=== Supplied information ===
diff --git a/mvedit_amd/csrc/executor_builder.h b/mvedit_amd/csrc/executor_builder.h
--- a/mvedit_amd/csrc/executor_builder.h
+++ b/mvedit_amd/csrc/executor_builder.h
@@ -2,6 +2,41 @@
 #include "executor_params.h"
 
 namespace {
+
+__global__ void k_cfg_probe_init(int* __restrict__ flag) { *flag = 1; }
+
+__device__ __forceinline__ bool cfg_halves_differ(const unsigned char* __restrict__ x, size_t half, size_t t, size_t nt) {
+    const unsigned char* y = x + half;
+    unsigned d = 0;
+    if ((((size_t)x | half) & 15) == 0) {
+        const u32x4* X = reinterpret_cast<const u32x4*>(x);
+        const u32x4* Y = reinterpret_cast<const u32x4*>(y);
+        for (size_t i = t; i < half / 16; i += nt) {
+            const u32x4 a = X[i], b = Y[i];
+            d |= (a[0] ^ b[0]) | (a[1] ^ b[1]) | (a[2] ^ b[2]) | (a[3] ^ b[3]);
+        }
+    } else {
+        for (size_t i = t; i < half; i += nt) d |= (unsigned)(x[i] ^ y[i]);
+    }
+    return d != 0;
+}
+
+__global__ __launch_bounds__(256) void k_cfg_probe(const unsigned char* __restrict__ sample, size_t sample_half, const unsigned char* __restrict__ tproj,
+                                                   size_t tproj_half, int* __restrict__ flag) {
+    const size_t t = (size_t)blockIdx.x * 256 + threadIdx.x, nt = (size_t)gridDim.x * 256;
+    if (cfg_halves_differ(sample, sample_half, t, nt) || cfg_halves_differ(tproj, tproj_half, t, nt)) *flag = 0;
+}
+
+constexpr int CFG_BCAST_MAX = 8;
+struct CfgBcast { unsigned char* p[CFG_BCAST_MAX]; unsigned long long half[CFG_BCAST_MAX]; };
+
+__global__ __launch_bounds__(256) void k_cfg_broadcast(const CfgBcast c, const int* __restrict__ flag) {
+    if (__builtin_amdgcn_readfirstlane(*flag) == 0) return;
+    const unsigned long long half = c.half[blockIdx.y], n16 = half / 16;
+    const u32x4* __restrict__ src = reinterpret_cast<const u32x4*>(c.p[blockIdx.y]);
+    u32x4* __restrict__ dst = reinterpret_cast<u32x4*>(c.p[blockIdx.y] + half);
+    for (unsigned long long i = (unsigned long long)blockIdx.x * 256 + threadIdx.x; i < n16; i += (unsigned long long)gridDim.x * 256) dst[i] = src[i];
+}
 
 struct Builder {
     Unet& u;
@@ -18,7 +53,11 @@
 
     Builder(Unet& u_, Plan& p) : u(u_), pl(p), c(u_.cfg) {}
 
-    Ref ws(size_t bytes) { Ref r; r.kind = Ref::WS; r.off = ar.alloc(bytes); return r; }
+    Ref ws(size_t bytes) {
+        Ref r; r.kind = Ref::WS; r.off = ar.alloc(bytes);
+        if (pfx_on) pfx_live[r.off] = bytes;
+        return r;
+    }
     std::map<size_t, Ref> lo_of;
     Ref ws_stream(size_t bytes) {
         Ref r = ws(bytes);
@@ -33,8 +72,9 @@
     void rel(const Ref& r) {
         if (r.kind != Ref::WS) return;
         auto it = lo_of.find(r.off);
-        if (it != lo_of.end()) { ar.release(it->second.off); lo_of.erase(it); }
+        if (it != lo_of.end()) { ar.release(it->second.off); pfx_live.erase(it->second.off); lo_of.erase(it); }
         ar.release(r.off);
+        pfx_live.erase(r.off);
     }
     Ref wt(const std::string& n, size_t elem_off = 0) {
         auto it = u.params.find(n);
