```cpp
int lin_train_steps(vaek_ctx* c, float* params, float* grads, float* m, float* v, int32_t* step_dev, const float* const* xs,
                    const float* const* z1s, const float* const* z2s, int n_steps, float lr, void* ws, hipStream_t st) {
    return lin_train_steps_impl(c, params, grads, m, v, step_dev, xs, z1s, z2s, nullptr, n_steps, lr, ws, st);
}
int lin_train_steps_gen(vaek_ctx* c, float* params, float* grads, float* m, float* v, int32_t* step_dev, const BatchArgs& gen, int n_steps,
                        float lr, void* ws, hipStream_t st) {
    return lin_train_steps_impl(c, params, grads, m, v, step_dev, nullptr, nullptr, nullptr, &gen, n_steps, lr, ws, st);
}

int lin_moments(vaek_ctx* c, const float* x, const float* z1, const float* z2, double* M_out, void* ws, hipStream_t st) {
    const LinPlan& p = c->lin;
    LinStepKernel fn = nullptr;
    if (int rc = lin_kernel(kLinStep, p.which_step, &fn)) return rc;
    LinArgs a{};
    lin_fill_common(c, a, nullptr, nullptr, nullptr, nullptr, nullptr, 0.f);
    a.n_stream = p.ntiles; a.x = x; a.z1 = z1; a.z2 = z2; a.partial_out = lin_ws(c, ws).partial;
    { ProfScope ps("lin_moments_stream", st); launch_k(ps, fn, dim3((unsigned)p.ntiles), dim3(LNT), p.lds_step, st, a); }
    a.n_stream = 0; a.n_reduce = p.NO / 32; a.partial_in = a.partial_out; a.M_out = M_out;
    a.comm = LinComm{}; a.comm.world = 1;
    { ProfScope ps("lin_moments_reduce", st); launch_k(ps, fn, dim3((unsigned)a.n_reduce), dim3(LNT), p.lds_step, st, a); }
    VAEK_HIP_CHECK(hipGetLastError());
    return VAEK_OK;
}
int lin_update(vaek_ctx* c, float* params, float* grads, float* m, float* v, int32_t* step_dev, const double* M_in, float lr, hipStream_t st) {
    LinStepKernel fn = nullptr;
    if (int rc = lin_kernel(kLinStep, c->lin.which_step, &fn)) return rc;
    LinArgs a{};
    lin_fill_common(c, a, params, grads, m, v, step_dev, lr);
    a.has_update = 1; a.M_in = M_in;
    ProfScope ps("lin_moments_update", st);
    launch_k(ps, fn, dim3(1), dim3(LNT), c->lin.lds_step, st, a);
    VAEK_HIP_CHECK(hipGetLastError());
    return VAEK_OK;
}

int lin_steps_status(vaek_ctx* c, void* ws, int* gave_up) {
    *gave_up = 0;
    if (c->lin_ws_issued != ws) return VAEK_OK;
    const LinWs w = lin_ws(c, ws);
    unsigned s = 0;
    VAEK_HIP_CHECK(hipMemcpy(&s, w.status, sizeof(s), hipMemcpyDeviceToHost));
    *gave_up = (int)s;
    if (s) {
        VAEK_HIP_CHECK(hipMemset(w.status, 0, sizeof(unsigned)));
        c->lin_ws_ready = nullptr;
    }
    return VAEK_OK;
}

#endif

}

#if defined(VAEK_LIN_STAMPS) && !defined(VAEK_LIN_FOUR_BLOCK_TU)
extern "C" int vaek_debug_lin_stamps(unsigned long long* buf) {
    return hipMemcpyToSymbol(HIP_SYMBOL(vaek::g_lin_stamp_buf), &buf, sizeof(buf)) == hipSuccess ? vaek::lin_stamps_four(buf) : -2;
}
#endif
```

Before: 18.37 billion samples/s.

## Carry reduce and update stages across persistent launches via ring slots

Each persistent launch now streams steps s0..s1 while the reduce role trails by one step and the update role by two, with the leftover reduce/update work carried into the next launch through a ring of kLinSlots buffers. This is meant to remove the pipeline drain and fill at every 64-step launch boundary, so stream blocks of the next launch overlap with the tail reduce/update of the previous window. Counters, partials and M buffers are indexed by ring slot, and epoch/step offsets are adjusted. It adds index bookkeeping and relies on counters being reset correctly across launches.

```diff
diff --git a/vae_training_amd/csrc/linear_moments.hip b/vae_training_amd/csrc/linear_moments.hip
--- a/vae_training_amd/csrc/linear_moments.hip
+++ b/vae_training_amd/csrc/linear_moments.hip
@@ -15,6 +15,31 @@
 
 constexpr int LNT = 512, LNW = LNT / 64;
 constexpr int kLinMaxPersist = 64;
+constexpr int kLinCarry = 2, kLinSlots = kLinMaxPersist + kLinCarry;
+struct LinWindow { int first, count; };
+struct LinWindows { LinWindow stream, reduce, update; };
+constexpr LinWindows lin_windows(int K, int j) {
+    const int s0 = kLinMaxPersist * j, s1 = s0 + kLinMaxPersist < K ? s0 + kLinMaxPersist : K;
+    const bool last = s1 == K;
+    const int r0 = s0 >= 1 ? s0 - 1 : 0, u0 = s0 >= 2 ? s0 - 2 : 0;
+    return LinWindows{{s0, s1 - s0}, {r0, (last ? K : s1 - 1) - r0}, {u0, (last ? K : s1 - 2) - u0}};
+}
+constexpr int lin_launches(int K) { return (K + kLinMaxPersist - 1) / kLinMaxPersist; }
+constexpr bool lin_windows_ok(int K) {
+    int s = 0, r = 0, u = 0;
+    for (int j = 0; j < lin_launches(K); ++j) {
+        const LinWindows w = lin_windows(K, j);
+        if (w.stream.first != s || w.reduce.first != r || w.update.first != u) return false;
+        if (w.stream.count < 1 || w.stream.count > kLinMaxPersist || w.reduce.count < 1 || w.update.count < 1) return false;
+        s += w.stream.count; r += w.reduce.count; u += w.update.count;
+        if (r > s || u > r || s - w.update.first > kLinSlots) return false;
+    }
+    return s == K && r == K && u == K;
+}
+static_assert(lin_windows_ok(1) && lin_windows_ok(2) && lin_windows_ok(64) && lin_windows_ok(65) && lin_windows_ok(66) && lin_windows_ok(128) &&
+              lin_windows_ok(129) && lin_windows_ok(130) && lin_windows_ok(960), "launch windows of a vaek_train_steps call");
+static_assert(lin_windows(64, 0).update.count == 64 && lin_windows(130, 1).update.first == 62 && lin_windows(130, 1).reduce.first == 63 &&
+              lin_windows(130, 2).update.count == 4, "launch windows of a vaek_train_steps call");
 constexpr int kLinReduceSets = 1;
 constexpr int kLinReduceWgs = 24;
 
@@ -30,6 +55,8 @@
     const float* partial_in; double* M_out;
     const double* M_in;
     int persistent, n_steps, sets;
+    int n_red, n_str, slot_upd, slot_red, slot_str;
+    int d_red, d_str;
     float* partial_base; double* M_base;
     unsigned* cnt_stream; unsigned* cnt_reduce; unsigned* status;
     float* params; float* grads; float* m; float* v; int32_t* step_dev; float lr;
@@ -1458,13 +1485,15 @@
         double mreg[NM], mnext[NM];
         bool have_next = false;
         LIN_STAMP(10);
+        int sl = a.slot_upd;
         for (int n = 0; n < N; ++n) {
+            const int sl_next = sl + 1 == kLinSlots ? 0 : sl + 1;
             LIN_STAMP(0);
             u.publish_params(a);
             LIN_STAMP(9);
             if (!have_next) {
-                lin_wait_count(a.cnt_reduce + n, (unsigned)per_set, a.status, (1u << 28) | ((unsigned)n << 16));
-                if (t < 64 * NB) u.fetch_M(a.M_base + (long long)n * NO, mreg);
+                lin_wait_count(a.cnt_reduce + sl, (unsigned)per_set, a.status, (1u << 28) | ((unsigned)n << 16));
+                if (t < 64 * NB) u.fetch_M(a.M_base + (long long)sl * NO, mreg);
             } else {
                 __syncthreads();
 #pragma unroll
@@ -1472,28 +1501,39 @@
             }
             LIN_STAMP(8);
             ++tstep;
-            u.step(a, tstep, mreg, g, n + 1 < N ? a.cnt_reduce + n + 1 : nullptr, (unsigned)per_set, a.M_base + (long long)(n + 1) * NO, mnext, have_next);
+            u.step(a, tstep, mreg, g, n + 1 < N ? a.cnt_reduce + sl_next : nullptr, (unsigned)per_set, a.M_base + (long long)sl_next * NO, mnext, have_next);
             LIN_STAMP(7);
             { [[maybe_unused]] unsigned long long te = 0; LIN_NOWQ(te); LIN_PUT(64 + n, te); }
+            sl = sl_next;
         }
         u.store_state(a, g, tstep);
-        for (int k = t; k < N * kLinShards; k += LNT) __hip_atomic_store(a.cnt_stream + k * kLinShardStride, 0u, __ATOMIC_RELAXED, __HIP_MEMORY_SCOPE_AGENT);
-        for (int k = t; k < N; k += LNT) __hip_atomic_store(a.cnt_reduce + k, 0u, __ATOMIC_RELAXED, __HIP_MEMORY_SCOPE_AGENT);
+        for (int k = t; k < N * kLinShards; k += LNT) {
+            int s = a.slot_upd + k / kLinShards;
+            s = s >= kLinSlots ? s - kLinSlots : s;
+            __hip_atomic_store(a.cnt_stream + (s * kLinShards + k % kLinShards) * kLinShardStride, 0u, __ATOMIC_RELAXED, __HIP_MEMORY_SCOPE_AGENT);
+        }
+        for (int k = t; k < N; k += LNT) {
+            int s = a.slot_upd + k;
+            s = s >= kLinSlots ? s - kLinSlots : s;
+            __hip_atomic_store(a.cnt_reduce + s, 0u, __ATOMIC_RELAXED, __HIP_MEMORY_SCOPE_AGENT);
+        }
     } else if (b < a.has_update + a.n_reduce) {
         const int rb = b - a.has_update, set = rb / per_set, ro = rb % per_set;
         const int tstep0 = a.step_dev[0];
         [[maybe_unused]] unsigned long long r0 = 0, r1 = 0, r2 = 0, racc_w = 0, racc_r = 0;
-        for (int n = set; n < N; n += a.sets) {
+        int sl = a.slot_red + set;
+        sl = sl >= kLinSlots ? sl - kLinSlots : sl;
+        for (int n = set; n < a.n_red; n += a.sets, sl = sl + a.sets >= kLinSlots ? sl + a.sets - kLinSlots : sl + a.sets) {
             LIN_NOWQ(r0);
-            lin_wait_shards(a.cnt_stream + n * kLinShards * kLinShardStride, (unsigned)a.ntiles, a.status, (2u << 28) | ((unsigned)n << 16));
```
===
Your goal
All lines from the beginning of the entries through the line marked "y = x + half;" are to be output exactly; nothing else belongs in the answer.

Written answer
diff --git a/mvedit_amd/csrc/executor_builder.h b/mvedit_amd/csrc/executor_builder.h
--- a/mvedit_amd/csrc/executor_builder.h
+++ b/mvedit_amd/csrc/executor_builder.h
@@ -2,6 +2,41 @@
 #include "executor_params.h"
 
 namespace {
+
+__global__ void k_cfg_probe_init(int* __restrict__ flag) { *flag = 1; }
+
+__device__ __forceinline__ bool cfg_halves_differ(const unsigned char* __restrict__ x, size_t half, size_t t, size_t nt) {
+    const unsigned char* y = x + half;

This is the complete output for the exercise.